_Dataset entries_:
_ _ _ _ _
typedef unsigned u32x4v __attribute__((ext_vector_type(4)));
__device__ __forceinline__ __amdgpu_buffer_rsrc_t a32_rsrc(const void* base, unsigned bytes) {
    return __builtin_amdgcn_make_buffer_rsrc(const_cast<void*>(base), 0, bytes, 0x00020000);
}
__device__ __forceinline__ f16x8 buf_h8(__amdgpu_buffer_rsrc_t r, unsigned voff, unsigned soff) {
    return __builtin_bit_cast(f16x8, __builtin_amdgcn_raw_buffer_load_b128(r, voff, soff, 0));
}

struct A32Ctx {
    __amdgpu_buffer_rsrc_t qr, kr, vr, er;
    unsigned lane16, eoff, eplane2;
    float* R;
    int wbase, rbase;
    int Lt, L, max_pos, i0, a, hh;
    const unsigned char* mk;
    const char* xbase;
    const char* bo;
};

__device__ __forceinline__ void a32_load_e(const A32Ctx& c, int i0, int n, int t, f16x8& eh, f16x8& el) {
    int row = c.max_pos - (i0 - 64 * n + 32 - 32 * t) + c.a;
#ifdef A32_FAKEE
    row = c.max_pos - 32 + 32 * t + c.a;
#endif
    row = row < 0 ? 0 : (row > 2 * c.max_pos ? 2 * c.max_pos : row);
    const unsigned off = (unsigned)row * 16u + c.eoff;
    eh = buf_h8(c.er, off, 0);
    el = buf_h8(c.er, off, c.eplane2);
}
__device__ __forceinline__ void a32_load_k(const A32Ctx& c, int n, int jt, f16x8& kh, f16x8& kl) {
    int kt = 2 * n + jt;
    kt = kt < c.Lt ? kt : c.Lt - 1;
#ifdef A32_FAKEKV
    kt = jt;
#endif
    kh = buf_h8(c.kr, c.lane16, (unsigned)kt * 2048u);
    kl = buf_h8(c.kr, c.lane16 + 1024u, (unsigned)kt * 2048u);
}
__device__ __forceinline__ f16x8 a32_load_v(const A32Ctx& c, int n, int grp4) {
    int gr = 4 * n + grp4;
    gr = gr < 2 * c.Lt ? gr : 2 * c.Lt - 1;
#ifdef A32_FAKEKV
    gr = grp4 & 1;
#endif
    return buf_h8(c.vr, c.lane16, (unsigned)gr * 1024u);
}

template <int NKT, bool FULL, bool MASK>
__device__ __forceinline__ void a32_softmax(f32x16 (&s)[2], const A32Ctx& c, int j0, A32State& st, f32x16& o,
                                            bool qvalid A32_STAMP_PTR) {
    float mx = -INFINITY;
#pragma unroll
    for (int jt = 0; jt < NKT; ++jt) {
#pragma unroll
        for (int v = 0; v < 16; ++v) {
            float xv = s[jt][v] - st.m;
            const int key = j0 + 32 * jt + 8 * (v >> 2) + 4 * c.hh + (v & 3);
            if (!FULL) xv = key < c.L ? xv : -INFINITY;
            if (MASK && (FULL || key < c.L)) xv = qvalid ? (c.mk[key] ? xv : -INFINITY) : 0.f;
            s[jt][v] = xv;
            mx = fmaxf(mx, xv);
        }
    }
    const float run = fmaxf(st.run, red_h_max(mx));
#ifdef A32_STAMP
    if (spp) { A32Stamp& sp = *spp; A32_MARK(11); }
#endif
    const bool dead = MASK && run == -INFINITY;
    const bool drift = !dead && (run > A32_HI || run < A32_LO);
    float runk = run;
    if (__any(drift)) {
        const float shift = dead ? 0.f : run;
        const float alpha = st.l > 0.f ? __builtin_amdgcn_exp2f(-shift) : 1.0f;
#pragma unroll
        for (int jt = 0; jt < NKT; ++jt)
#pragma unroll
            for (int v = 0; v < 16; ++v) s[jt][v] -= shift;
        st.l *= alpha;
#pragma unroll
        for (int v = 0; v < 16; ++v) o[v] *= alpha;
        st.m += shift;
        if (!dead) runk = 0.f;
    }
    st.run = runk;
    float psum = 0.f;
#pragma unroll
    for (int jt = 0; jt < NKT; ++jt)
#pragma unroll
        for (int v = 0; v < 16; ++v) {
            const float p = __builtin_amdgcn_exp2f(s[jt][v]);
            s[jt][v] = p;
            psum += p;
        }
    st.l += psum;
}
_ _ _ _ _
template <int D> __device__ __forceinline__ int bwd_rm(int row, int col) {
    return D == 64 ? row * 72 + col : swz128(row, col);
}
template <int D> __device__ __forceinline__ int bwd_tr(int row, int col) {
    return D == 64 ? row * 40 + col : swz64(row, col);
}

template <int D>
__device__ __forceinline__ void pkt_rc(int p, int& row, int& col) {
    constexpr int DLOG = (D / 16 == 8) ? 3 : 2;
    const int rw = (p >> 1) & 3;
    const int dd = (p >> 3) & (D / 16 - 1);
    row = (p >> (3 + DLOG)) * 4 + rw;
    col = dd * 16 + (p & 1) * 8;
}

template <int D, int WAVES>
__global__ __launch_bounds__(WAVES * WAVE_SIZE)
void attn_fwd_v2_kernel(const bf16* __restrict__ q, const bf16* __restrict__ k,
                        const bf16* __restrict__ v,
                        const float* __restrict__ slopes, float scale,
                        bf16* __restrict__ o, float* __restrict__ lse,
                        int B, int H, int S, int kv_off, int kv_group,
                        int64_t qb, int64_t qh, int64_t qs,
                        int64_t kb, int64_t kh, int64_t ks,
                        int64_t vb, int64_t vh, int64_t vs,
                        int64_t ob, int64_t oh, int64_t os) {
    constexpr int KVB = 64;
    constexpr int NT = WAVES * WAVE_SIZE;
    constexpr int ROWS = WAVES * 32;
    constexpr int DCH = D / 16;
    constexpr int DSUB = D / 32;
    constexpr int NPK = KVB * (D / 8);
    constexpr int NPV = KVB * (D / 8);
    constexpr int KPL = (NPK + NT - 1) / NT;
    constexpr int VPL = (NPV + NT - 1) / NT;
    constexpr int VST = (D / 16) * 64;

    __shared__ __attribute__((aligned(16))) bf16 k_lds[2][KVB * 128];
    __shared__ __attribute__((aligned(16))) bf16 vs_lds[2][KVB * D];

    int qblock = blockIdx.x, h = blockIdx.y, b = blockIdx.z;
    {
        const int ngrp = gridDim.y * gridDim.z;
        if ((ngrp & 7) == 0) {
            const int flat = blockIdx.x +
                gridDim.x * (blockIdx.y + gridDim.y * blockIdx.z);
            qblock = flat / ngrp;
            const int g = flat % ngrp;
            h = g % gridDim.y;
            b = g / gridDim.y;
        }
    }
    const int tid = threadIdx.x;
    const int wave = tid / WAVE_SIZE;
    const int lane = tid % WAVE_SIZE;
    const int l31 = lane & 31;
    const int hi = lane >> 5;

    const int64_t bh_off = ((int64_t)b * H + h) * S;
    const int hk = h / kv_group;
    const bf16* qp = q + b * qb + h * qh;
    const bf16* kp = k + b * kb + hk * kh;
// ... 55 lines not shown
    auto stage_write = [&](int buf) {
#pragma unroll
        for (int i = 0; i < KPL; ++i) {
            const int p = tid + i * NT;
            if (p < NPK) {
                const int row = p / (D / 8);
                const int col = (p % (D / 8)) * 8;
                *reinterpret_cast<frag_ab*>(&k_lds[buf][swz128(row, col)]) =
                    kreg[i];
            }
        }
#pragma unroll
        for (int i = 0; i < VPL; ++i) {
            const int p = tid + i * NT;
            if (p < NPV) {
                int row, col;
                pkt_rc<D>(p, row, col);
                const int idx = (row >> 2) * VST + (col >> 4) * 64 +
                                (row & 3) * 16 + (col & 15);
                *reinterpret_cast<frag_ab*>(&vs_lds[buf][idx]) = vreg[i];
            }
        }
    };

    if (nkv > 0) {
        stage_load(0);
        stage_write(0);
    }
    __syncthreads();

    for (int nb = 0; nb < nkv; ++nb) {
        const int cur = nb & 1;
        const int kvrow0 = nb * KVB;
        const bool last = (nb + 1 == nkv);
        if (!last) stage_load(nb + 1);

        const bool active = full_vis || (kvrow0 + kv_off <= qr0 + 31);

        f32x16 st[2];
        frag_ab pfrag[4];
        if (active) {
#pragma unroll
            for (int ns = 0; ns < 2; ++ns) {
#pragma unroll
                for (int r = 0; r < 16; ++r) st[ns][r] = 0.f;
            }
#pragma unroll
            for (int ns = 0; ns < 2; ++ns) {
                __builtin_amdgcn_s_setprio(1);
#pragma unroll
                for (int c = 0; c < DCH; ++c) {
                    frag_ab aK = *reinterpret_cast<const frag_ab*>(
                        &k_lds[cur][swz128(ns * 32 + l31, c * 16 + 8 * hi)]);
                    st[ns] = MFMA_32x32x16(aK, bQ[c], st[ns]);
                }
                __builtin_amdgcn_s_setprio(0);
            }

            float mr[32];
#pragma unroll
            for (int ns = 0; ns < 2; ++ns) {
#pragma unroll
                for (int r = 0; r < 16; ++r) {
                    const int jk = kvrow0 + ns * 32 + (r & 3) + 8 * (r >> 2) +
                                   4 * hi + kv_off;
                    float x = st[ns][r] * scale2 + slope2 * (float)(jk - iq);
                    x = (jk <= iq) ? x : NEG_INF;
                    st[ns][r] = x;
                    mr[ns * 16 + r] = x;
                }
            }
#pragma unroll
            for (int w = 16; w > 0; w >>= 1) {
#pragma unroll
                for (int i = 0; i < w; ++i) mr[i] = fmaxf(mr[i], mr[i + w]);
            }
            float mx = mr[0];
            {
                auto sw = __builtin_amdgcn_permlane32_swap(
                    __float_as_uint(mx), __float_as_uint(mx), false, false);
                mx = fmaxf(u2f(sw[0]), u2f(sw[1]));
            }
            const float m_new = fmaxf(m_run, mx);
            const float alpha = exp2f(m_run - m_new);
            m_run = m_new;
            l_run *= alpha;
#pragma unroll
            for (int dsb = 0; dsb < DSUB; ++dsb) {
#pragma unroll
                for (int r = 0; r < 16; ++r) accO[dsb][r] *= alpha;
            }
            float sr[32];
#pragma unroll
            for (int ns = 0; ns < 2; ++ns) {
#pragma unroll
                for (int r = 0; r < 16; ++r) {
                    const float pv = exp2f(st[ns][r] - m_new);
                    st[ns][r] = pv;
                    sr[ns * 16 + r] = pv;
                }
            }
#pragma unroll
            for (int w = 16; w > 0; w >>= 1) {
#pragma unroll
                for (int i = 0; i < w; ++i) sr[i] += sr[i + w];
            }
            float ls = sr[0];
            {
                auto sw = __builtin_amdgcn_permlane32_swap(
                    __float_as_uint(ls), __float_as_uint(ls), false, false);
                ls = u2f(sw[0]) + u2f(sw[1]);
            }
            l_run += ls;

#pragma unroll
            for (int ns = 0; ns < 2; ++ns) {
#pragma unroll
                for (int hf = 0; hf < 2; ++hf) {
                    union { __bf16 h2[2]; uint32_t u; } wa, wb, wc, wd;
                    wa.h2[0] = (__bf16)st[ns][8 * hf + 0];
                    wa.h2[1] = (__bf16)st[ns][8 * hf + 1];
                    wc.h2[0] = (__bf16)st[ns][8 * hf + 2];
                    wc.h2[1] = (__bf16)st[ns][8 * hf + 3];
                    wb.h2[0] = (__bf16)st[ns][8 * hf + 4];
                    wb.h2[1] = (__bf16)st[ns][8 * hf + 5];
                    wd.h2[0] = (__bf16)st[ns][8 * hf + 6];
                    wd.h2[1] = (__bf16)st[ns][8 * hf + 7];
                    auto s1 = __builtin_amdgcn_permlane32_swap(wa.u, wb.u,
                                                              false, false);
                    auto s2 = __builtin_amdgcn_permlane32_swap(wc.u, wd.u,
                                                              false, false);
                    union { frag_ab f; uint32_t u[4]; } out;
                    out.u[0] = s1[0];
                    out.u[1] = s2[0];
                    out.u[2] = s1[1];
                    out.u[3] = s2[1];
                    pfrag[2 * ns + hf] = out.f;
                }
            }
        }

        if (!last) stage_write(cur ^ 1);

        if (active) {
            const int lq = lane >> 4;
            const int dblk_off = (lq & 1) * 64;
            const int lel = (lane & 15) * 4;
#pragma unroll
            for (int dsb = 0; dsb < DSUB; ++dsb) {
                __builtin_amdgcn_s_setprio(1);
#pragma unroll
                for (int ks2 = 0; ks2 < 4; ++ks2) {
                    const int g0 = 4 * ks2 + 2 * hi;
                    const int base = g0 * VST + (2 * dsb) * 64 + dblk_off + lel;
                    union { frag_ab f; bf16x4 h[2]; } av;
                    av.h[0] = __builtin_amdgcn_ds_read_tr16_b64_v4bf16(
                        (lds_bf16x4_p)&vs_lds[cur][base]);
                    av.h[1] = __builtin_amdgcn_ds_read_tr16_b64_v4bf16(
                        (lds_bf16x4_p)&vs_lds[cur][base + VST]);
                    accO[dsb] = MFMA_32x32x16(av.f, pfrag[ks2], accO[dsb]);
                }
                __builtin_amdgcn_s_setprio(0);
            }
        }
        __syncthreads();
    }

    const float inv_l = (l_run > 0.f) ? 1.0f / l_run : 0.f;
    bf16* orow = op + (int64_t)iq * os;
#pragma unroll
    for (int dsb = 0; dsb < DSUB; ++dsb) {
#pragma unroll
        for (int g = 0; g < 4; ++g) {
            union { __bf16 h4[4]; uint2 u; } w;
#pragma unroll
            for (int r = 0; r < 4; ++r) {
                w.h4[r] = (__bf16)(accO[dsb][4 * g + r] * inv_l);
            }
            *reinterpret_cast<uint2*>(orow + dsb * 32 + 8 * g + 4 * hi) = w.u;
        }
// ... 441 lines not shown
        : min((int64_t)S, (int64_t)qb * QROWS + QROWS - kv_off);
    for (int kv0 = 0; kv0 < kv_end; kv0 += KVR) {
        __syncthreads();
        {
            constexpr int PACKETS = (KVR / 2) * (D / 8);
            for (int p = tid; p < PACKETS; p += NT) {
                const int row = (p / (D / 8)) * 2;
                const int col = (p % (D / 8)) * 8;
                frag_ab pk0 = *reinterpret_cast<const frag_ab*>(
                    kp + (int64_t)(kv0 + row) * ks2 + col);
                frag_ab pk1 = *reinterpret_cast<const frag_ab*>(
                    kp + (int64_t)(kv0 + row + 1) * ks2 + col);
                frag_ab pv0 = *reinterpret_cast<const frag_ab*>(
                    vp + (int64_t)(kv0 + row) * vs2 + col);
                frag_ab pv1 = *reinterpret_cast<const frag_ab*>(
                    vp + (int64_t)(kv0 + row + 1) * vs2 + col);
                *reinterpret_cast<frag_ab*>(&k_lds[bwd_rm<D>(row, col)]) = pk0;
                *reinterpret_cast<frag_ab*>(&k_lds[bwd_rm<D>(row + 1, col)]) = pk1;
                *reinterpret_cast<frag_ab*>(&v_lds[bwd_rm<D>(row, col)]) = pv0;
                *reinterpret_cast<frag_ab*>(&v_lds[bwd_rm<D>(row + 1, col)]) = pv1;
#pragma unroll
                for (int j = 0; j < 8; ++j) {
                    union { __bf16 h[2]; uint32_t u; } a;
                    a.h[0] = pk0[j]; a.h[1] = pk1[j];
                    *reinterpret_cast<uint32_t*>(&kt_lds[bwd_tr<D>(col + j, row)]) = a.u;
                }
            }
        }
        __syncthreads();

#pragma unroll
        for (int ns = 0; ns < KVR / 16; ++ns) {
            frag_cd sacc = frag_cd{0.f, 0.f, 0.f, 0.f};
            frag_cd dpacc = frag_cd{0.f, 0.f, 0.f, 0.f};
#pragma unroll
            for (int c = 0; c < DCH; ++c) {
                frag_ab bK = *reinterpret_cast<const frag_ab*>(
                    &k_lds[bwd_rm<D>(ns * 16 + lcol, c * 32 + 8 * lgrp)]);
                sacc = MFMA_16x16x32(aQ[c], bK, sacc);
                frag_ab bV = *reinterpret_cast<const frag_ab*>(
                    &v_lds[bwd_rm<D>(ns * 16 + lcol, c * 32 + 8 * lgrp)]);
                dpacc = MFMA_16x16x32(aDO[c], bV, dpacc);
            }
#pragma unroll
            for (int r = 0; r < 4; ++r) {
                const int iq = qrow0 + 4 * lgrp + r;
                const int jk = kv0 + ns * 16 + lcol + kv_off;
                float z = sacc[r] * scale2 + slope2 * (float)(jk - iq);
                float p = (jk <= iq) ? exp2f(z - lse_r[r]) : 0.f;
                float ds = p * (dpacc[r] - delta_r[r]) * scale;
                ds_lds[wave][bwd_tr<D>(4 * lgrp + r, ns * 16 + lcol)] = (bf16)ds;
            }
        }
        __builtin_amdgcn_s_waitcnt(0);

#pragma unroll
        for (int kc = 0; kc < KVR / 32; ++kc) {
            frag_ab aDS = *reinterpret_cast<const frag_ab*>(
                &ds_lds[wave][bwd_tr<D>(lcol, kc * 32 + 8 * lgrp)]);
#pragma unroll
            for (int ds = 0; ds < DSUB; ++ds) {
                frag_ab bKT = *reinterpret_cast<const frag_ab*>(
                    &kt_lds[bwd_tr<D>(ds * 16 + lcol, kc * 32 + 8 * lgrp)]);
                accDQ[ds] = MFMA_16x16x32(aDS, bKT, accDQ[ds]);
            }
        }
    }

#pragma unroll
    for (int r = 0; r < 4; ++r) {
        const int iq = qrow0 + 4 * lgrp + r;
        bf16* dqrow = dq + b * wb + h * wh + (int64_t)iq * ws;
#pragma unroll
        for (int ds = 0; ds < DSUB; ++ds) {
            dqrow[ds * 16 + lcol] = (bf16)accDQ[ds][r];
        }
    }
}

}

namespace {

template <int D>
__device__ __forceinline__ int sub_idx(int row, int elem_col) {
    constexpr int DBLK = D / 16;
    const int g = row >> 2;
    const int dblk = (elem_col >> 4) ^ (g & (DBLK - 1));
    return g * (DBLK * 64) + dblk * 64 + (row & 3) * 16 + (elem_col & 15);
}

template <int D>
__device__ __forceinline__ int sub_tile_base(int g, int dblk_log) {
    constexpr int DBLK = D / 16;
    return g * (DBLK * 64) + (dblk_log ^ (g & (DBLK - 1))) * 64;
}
_ _ _ _ _
_EXERCISE PROMPT_: Every line above in which the word "lines" occurs needs to be copied.

_RESPONSE TO THE EXERCISE_:
// ... 55 lines not shown
// ... 441 lines not shown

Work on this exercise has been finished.